▶ **WORK TASK**:
Please print all the lines below exactly as they are written.

▶ **DATA SHOWN**:

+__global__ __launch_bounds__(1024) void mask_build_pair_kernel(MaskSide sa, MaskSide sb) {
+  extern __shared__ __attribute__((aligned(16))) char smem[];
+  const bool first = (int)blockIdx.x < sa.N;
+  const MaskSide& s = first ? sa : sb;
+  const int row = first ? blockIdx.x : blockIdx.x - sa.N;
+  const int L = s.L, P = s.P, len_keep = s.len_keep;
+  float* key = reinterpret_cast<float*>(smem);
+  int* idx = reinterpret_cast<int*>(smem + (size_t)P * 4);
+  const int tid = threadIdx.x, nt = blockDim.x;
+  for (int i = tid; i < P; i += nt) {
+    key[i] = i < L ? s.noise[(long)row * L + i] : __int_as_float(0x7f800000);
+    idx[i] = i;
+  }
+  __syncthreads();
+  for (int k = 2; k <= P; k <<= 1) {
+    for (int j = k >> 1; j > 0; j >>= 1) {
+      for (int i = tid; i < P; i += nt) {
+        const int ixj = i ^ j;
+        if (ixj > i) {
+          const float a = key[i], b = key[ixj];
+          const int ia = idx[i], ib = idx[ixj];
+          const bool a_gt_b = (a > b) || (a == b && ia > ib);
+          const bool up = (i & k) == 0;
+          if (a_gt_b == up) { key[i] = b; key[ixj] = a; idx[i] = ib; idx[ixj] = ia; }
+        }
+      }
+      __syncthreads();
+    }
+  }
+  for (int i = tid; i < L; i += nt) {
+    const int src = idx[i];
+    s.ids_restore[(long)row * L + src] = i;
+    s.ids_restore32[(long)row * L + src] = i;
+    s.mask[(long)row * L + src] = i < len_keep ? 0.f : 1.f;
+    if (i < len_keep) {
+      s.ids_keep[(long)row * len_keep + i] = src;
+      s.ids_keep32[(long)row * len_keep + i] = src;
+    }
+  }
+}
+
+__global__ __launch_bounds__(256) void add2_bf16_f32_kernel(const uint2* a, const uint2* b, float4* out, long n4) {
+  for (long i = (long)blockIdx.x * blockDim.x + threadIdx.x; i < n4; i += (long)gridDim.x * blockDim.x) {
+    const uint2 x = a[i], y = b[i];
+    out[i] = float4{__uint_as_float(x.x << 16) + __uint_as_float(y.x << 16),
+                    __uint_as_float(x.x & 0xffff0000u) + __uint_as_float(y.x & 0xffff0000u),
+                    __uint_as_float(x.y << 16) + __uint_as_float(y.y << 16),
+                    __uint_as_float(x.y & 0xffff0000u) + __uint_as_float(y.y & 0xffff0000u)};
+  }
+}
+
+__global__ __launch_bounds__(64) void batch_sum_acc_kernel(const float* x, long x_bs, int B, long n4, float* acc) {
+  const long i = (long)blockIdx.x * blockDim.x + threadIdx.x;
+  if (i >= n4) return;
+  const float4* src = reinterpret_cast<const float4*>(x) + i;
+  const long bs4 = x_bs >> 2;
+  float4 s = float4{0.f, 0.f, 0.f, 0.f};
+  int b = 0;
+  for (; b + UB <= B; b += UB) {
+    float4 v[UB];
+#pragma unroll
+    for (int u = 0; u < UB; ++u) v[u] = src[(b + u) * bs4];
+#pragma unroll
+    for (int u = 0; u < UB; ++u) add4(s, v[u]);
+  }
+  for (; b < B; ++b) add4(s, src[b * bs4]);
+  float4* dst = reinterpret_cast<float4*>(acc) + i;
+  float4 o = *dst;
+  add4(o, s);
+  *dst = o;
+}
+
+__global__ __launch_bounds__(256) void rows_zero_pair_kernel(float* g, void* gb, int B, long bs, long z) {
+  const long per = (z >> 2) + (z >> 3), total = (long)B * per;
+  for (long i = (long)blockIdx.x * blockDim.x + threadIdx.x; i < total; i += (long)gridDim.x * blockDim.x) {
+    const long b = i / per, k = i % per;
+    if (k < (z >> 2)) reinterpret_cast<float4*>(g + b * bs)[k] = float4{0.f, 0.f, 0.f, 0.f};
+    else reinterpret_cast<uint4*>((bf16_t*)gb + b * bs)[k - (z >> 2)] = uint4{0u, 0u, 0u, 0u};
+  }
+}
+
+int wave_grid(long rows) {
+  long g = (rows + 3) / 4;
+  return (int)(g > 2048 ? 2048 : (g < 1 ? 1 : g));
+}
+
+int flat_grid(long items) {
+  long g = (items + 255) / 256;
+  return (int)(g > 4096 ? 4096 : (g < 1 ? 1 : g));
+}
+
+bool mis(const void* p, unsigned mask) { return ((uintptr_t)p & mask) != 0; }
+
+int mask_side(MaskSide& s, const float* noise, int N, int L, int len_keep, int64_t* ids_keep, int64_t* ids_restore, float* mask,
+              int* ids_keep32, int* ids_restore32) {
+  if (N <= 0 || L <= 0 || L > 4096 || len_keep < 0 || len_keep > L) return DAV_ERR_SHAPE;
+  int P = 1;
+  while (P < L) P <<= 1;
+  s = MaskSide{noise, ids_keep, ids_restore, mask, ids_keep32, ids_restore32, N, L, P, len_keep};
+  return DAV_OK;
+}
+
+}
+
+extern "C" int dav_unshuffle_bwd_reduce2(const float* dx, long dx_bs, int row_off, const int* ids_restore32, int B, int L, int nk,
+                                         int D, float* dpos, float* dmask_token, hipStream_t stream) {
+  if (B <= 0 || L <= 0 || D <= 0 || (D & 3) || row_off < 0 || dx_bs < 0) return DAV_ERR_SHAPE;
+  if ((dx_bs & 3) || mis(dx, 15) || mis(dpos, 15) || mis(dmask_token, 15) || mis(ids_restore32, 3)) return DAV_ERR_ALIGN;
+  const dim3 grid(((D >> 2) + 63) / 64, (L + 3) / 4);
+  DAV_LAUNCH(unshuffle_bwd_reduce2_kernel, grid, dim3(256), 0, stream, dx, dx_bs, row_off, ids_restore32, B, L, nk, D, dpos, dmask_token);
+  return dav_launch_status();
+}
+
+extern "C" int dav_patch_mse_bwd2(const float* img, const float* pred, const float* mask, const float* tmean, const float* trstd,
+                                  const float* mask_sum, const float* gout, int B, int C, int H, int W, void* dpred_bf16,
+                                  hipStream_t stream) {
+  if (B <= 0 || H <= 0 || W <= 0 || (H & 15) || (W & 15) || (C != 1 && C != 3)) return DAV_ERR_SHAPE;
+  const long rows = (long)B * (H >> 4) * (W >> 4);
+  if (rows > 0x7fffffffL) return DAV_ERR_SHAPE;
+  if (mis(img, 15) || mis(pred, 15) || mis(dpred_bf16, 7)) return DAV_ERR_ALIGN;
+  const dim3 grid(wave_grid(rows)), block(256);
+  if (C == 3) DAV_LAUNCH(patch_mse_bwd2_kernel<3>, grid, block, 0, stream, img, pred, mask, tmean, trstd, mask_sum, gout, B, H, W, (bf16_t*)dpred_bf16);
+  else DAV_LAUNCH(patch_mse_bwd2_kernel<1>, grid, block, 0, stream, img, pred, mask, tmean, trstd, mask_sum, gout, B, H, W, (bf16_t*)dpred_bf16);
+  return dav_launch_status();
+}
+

▶ **ANSWER TO THIS EXERCISE**:
+__global__ __launch_bounds__(1024) void mask_build_pair_kernel(MaskSide sa, MaskSide sb) {
+  extern __shared__ __attribute__((aligned(16))) char smem[];
+  const bool first = (int)blockIdx.x < sa.N;
+  const MaskSide& s = first ? sa : sb;
+  const int row = first ? blockIdx.x : blockIdx.x - sa.N;
+  const int L = s.L, P = s.P, len_keep = s.len_keep;
+  float* key = reinterpret_cast<float*>(smem);
+  int* idx = reinterpret_cast<int*>(smem + (size_t)P * 4);
+  const int tid = threadIdx.x, nt = blockDim.x;
+  for (int i = tid; i < P; i += nt) {
+    key[i] = i < L ? s.noise[(long)row * L + i] : __int_as_float(0x7f800000);
+    idx[i] = i;
+  }
+  __syncthreads();
+  for (int k = 2; k <= P; k <<= 1) {
+    for (int j = k >> 1; j > 0; j >>= 1) {
+      for (int i = tid; i < P; i += nt) {
+        const int ixj = i ^ j;
+        if (ixj > i) {
+          const float a = key[i], b = key[ixj];
+          const int ia = idx[i], ib = idx[ixj];
+          const bool a_gt_b = (a > b) || (a == b && ia > ib);
+          const bool up = (i & k) == 0;
+          if (a_gt_b == up) { key[i] = b; key[ixj] = a; idx[i] = ib; idx[ixj] = ia; }
+        }
+      }
+      __syncthreads();
+    }
+  }
+  for (int i = tid; i < L; i += nt) {
+    const int src = idx[i];
+    s.ids_restore[(long)row * L + src] = i;
+    s.ids_restore32[(long)row * L + src] = i;
+    s.mask[(long)row * L + src] = i < len_keep ? 0.f : 1.f;
+    if (i < len_keep) {
+      s.ids_keep[(long)row * len_keep + i] = src;
+      s.ids_keep32[(long)row * len_keep + i] = src;
+    }
+  }
+}
+
+__global__ __launch_bounds__(256) void add2_bf16_f32_kernel(const uint2* a, const uint2* b, float4* out, long n4) {
+  for (long i = (long)blockIdx.x * blockDim.x + threadIdx.x; i < n4; i += (long)gridDim.x * blockDim.x) {
+    const uint2 x = a[i], y = b[i];
+    out[i] = float4{__uint_as_float(x.x << 16) + __uint_as_float(y.x << 16),
+                    __uint_as_float(x.x & 0xffff0000u) + __uint_as_float(y.x & 0xffff0000u),
+                    __uint_as_float(x.y << 16) + __uint_as_float(y.y << 16),
+                    __uint_as_float(x.y & 0xffff0000u) + __uint_as_float(y.y & 0xffff0000u)};
+  }
+}
+
+__global__ __launch_bounds__(64) void batch_sum_acc_kernel(const float* x, long x_bs, int B, long n4, float* acc) {
+  const long i = (long)blockIdx.x * blockDim.x + threadIdx.x;
+  if (i >= n4) return;
+  const float4* src = reinterpret_cast<const float4*>(x) + i;
+  const long bs4 = x_bs >> 2;
+  float4 s = float4{0.f, 0.f, 0.f, 0.f};
+  int b = 0;
+  for (; b + UB <= B; b += UB) {
+    float4 v[UB];
+#pragma unroll
+    for (int u = 0; u < UB; ++u) v[u] = src[(b + u) * bs4];
+#pragma unroll
+    for (int u = 0; u < UB; ++u) add4(s, v[u]);
+  }
+  for (; b < B; ++b) add4(s, src[b * bs4]);
+  float4* dst = reinterpret_cast<float4*>(acc) + i;
+  float4 o = *dst;
+  add4(o, s);
+  *dst = o;
+}
+
+__global__ __launch_bounds__(256) void rows_zero_pair_kernel(float* g, void* gb, int B, long bs, long z) {
+  const long per = (z >> 2) + (z >> 3), total = (long)B * per;
+  for (long i = (long)blockIdx.x * blockDim.x + threadIdx.x; i < total; i += (long)gridDim.x * blockDim.x) {
+    const long b = i / per, k = i % per;
+    if (k < (z >> 2)) reinterpret_cast<float4*>(g + b * bs)[k] = float4{0.f, 0.f, 0.f, 0.f};
+    else reinterpret_cast<uint4*>((bf16_t*)gb + b * bs)[k - (z >> 2)] = uint4{0u, 0u, 0u, 0u};
+  }
+}
+
+int wave_grid(long rows) {
+  long g = (rows + 3) / 4;
+  return (int)(g > 2048 ? 2048 : (g < 1 ? 1 : g));
+}
+
+int flat_grid(long items) {
+  long g = (items + 255) / 256;
+  return (int)(g > 4096 ? 4096 : (g < 1 ? 1 : g));
+}
+
+bool mis(const void* p, unsigned mask) { return ((uintptr_t)p & mask) != 0; }
+
+int mask_side(MaskSide& s, const float* noise, int N, int L, int len_keep, int64_t* ids_keep, int64_t* ids_restore, float* mask,
+              int* ids_keep32, int* ids_restore32) {
+  if (N <= 0 || L <= 0 || L > 4096 || len_keep < 0 || len_keep > L) return DAV_ERR_SHAPE;
+  int P = 1;
+  while (P < L) P <<= 1;
+  s = MaskSide{noise, ids_keep, ids_restore, mask, ids_keep32, ids_restore32, N, L, P, len_keep};
+  return DAV_OK;
+}
+
+}
+
+extern "C" int dav_unshuffle_bwd_reduce2(const float* dx, long dx_bs, int row_off, const int* ids_restore32, int B, int L, int nk,
+                                         int D, float* dpos, float* dmask_token, hipStream_t stream) {
+  if (B <= 0 || L <= 0 || D <= 0 || (D & 3) || row_off < 0 || dx_bs < 0) return DAV_ERR_SHAPE;
+  if ((dx_bs & 3) || mis(dx, 15) || mis(dpos, 15) || mis(dmask_token, 15) || mis(ids_restore32, 3)) return DAV_ERR_ALIGN;
+  const dim3 grid(((D >> 2) + 63) / 64, (L + 3) / 4);
+  DAV_LAUNCH(unshuffle_bwd_reduce2_kernel, grid, dim3(256), 0, stream, dx, dx_bs, row_off, ids_restore32, B, L, nk, D, dpos, dmask_token);
+  return dav_launch_status();
+}
+
+extern "C" int dav_patch_mse_bwd2(const float* img, const float* pred, const float* mask, const float* tmean, const float* trstd,
+                                  const float* mask_sum, const float* gout, int B, int C, int H, int W, void* dpred_bf16,
+                                  hipStream_t stream) {
+  if (B <= 0 || H <= 0 || W <= 0 || (H & 15) || (W & 15) || (C != 1 && C != 3)) return DAV_ERR_SHAPE;
+  const long rows = (long)B * (H >> 4) * (W >> 4);
+  if (rows > 0x7fffffffL) return DAV_ERR_SHAPE;
+  if (mis(img, 15) || mis(pred, 15) || mis(dpred_bf16, 7)) return DAV_ERR_ALIGN;
+  const dim3 grid(wave_grid(rows)), block(256);
+  if (C == 3) DAV_LAUNCH(patch_mse_bwd2_kernel<3>, grid, block, 0, stream, img, pred, mask, tmean, trstd, mask_sum, gout, B, H, W, (bf16_t*)dpred_bf16);
+  else DAV_LAUNCH(patch_mse_bwd2_kernel<1>, grid, block, 0, stream, img, pred, mask, tmean, trstd, mask_sum, gout, B, H, W, (bf16_t*)dpred_bf16);
+  return dav_launch_status();
+}
+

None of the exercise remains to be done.